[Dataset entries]
☆ ☆ ☆ ☆ ☆

template <typename KeyT>
__device__ void block_sort_into_lds(const KeyT* __restrict__ src, int cnt, int eff_bits,
                                    KeyT* __restrict__ lds, SortLds* __restrict__ sh) {
  int bits = 0;
  while ((4 << bits) < cnt && bits < kMaxSubBits) bits++;
  if (bits > eff_bits) bits = eff_bits;
  const int n_sub = 1 << bits;
  const int shift = eff_bits - bits;
  for (int i = threadIdx.x; i <= n_sub; i += kSortThreads) sh->sub_cnt[i] = 0;
  if (threadIdx.x == 0) sh->overflow = 0;
  constexpr int kSortRegs = 8;
  const bool in_regs = cnt <= kSortRegs * kSortThreads;
  KeyT held[kSortRegs];
  if (in_regs) {
#pragma unroll
    for (int u = 0; u < kSortRegs; u++) {
      const int i = int(threadIdx.x) + u * kSortThreads;
      if (i < cnt) held[u] = src[i];
    }
  }
  __syncthreads();
  if (in_regs) {
#pragma unroll
    for (int u = 0; u < kSortRegs; u++)
      if (int(threadIdx.x) + u * kSortThreads < cnt)
        atomicAdd(&sh->sub_cnt[uint32_t(uint64_t(held[u]) >> shift) & uint32_t(n_sub - 1)], 1u);
  } else {
    for (int i = threadIdx.x; i < cnt; i += kSortThreads)
      atomicAdd(&sh->sub_cnt[uint32_t(uint64_t(src[i]) >> shift) & uint32_t(n_sub - 1)], 1u);
  }
  __syncthreads();
  {
    const int per = (n_sub + kSortThreads - 1) / kSortThreads;
    const int c0 = min(int(threadIdx.x) * per, n_sub), c1 = min(c0 + per, n_sub);
// ... 4 lines not shown
#pragma unroll
    for (int d = 1; d < 64; d <<= 1) {
      const int o = __shfl_up(inc, d, 64);
      if (lane >= d) inc += o;
    }
    if (lane == 63) sh->wave_cnt[wave] = inc;
    __syncthreads();
    int run = inc - mine;
    for (int w = 0; w < wave; w++) run += sh->wave_cnt[w];
    for (int i = c0; i < c1; i++) {
      const int c = int(sh->sub_cnt[i]);
      sh->sub_cnt[i] = uint32_t(run);
      run += c;
    }
  }
  __syncthreads();
  if (in_regs) {
#pragma unroll
    for (int u = 0; u < kSortRegs; u++)
      if (int(threadIdx.x) + u * kSortThreads < cnt) {
        const uint32_t pos = atomicAdd(&sh->sub_cnt[uint32_t(uint64_t(held[u]) >> shift) & uint32_t(n_sub - 1)], 1u);
        lds[pos] = held[u];
      }
  } else {
    for (int i = threadIdx.x; i < cnt; i += kSortThreads) {
      const KeyT key = src[i];
      const uint32_t pos = atomicAdd(&sh->sub_cnt[uint32_t(uint64_t(key) >> shift) & uint32_t(n_sub - 1)], 1u);
      lds[pos] = key;
    }
  }
  __syncthreads();
  for (int b2 = threadIdx.x; b2 < n_sub; b2 += kSortThreads) {
    const int s0 = b2 ? int(sh->sub_cnt[b2 - 1]) : 0, s1 = int(sh->sub_cnt[b2]);
    if (s1 - s0 > 64) {
      sh->overflow = 1;
    } else {
      for (int i = s0 + 1; i < s1; i++) {
        const KeyT x = lds[i];
        int j = i - 1;
        while (j >= s0 && lds[j] > x) {
          lds[j + 1] = lds[j];
          j--;
        }
        lds[j + 1] = x;
      }
    }
  }
  __syncthreads();
  if (sh->overflow == 0) return;
  int padded = 1;
  while (padded < cnt) padded <<= 1;
  const int half = padded >> 1;
  for (int size = 2; size <= padded; size <<= 1) {
    const int hs = size >> 1;
    for (int p = threadIdx.x; p < half; p += kSortThreads) {
      const int block = p / hs, o = p - block * hs;
      const int i = block * size + o, j = block * size + size - 1 - o;
      if (j < cnt) {
        const KeyT x = lds[i], y = lds[j];
        if (x > y) {
          lds[i] = y;
          lds[j] = x;
        }
      }
    }
    __syncthreads();
    for (int stride = size >> 2; stride > 0; stride >>= 1) {
      for (int p = threadIdx.x; p < half; p += kSortThreads) {
// ... 39 lines not shown
#pragma unroll
  for (int d = 32; d >= 1; d >>= 1) inc_below += __shfl_xor(inc_below, d, 64);
  __syncthreads();
  if (lane == 63) sh->wave_cnt[wave] = inc;
  if (lane == 0) sh->wave_below[wave] = inc_below;
  __syncthreads();
  int at = inc - mine;
  for (int w = 0; w < wave; w++) at += sh->wave_cnt[w];
  int total = 0;
#pragma unroll
  for (int w = 0; w < kSortThreads / 64; w++) total += sh->wave_cnt[w];
  if (threadIdx.x == 0 && below)
    for (int w = 0; w < kSortThreads / 64; w++) *below += sh->wave_below[w];
  if (total == cnt) {
    for (int i = threadIdx.x; i < cnt; i += kSortThreads) dst[i] = lds[i];
    __syncthreads();
    return total;
  }
  for (int i = c0; i < c1; i++) {
    if (i == 0 || lds[i] != lds[i - 1]) {
      bool keep = true;
      if (cutoff > 1) {
        int run = 1;
        while (run < cutoff && i + run < cnt && lds[i + run] == lds[i]) run++;
        keep = run >= cutoff;
      }
      if (keep) dst[at++] = lds[i];
    }
  }
  __syncthreads();
  return total;
}

template <typename KeyT>
__global__ __launch_bounds__(kSortThreads, 8) void k_bucket_sort(const int64_t* __restrict__ offsets,
                                                      KeyT* __restrict__ keys,
                                                      KeyT* __restrict__ scratch,
                                                      int64_t* __restrict__ uniq, int key_bits,
                                                      int cutoff, int64_t* __restrict__ below) {
  extern __shared__ unsigned char lds_raw[];
  __shared__ SortLds sh;
  __shared__ uint32_t part_end[(1 << kMaxSubBits) + 1];
  KeyT* lds = reinterpret_cast<KeyT*>(lds_raw);
  constexpr int kCap = kSortLdsBytes / int(sizeof(KeyT));
  const int64_t b = blockIdx.x;
  const int64_t lo = offsets[b], hi = offsets[b + 1];
  const int64_t cnt64 = hi - lo;
  if (cnt64 == 0) {
    if (threadIdx.x == 0) {
      uniq[b] = 0;
      if (below) below[b] = 0;
    }
    return;
  }
  KeyT* g = keys + lo;
  int64_t n_below = 0;
  if (cnt64 <= kCap) {
    block_sort_into_lds(g, int(cnt64), key_bits, lds, &sh);
    const int kept = block_unique_write(lds, int(cnt64), g, &sh, cutoff, &n_below);
    if (threadIdx.x == 0) {
      uniq[b] = kept;
      if (below) below[b] = n_below;
    }
    return;
  }
  KeyT* tmp = scratch + lo;
  int bits = 1;
  while ((cnt64 >> bits) > kCap / 4 && bits < kMaxSubBits) bits++;
  if (bits > key_bits) bits = key_bits;
  const int n_part = 1 << bits;
  const int shift = key_bits - bits;
  for (int i = threadIdx.x; i <= n_part; i += kSortThreads) part_end[i] = 0;
  __syncthreads();
  for (int64_t i = threadIdx.x; i < cnt64; i += kSortThreads)
    atomicAdd(&part_end[uint32_t(uint64_t(g[i]) >> shift) & uint32_t(n_part - 1)], 1u);
  __syncthreads();
  if (threadIdx.x == 0) {
    uint32_t run = 0;
    for (int i = 0; i < n_part; i++) {
      const uint32_t c = part_end[i];
      part_end[i] = run;
      run += c;
    }
  }
  __syncthreads();
  for (int64_t i = threadIdx.x; i < cnt64; i += kSortThreads) {
    const KeyT key = g[i];
    const uint32_t pos = atomicAdd(&part_end[uint32_t(uint64_t(key) >> shift) & uint32_t(n_part - 1)], 1u);
    tmp[pos] = key;
  }
  __syncthreads();
  int64_t out = 0;
  for (int p = 0; p < n_part; p++) {
    const int64_t s0 = p ? int64_t(part_end[p - 1]) : 0, s1 = int64_t(part_end[p]);
    const int64_t pc = s1 - s0;
    if (pc == 0) continue;
    if (pc <= kCap) {
      block_sort_into_lds(tmp + s0, int(pc), shift, lds, &sh);
      out += block_unique_write(lds, int(pc), g + out, &sh, cutoff, &n_below);
    } else {
      KeyT* buf = tmp + s0;
      int64_t padded = 1;
      while (padded < pc) padded <<= 1;
      const int64_t half = padded >> 1;
      for (int64_t size = 2; size <= padded; size <<= 1) {
        const int64_t hs = size >> 1;
        for (int64_t q = threadIdx.x; q < half; q += kSortThreads) {
          const int64_t block = q / hs, o = q - block * hs;
          const int64_t i = block * size + o, j = block * size + size - 1 - o;
          if (j < pc) {
            const KeyT x = buf[i], y = buf[j];
            if (x > y) {
              buf[i] = y;
              buf[j] = x;
            }
          }
        }
        __syncthreads();
        for (int64_t stride = size >> 2; stride > 0; stride >>= 1) {
          for (int64_t q = threadIdx.x; q < half; q += kSortThreads) {
            const int64_t i = 2 * stride * (q / stride) + (q % stride), j = i + stride;
            if (j < pc) {
              const KeyT x = buf[i], y = buf[j];
              if (x > y) {
                buf[i] = y;
                buf[j] = x;
              }
            }
          }
          __syncthreads();
        }
// ... 180 lines not shown
  ctx->dec_words = n_words;
  ctx->dec_groups = groups;
  ctx->dec_src = s->d_words;
  return KSH_OK;
}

☆ ☆ ☆ ☆ ☆

[TASK TO COMPLETE] Repeat verbatim the opening run of entries, ending with the line that contains "const int shift = eff_bits - bits;".

[SOLUTION TO THIS EXERCISE]
template <typename KeyT>
__device__ void block_sort_into_lds(const KeyT* __restrict__ src, int cnt, int eff_bits,
                                    KeyT* __restrict__ lds, SortLds* __restrict__ sh) {
  int bits = 0;
  while ((4 << bits) < cnt && bits < kMaxSubBits) bits++;
  if (bits > eff_bits) bits = eff_bits;
  const int n_sub = 1 << bits;
  const int shift = eff_bits - bits;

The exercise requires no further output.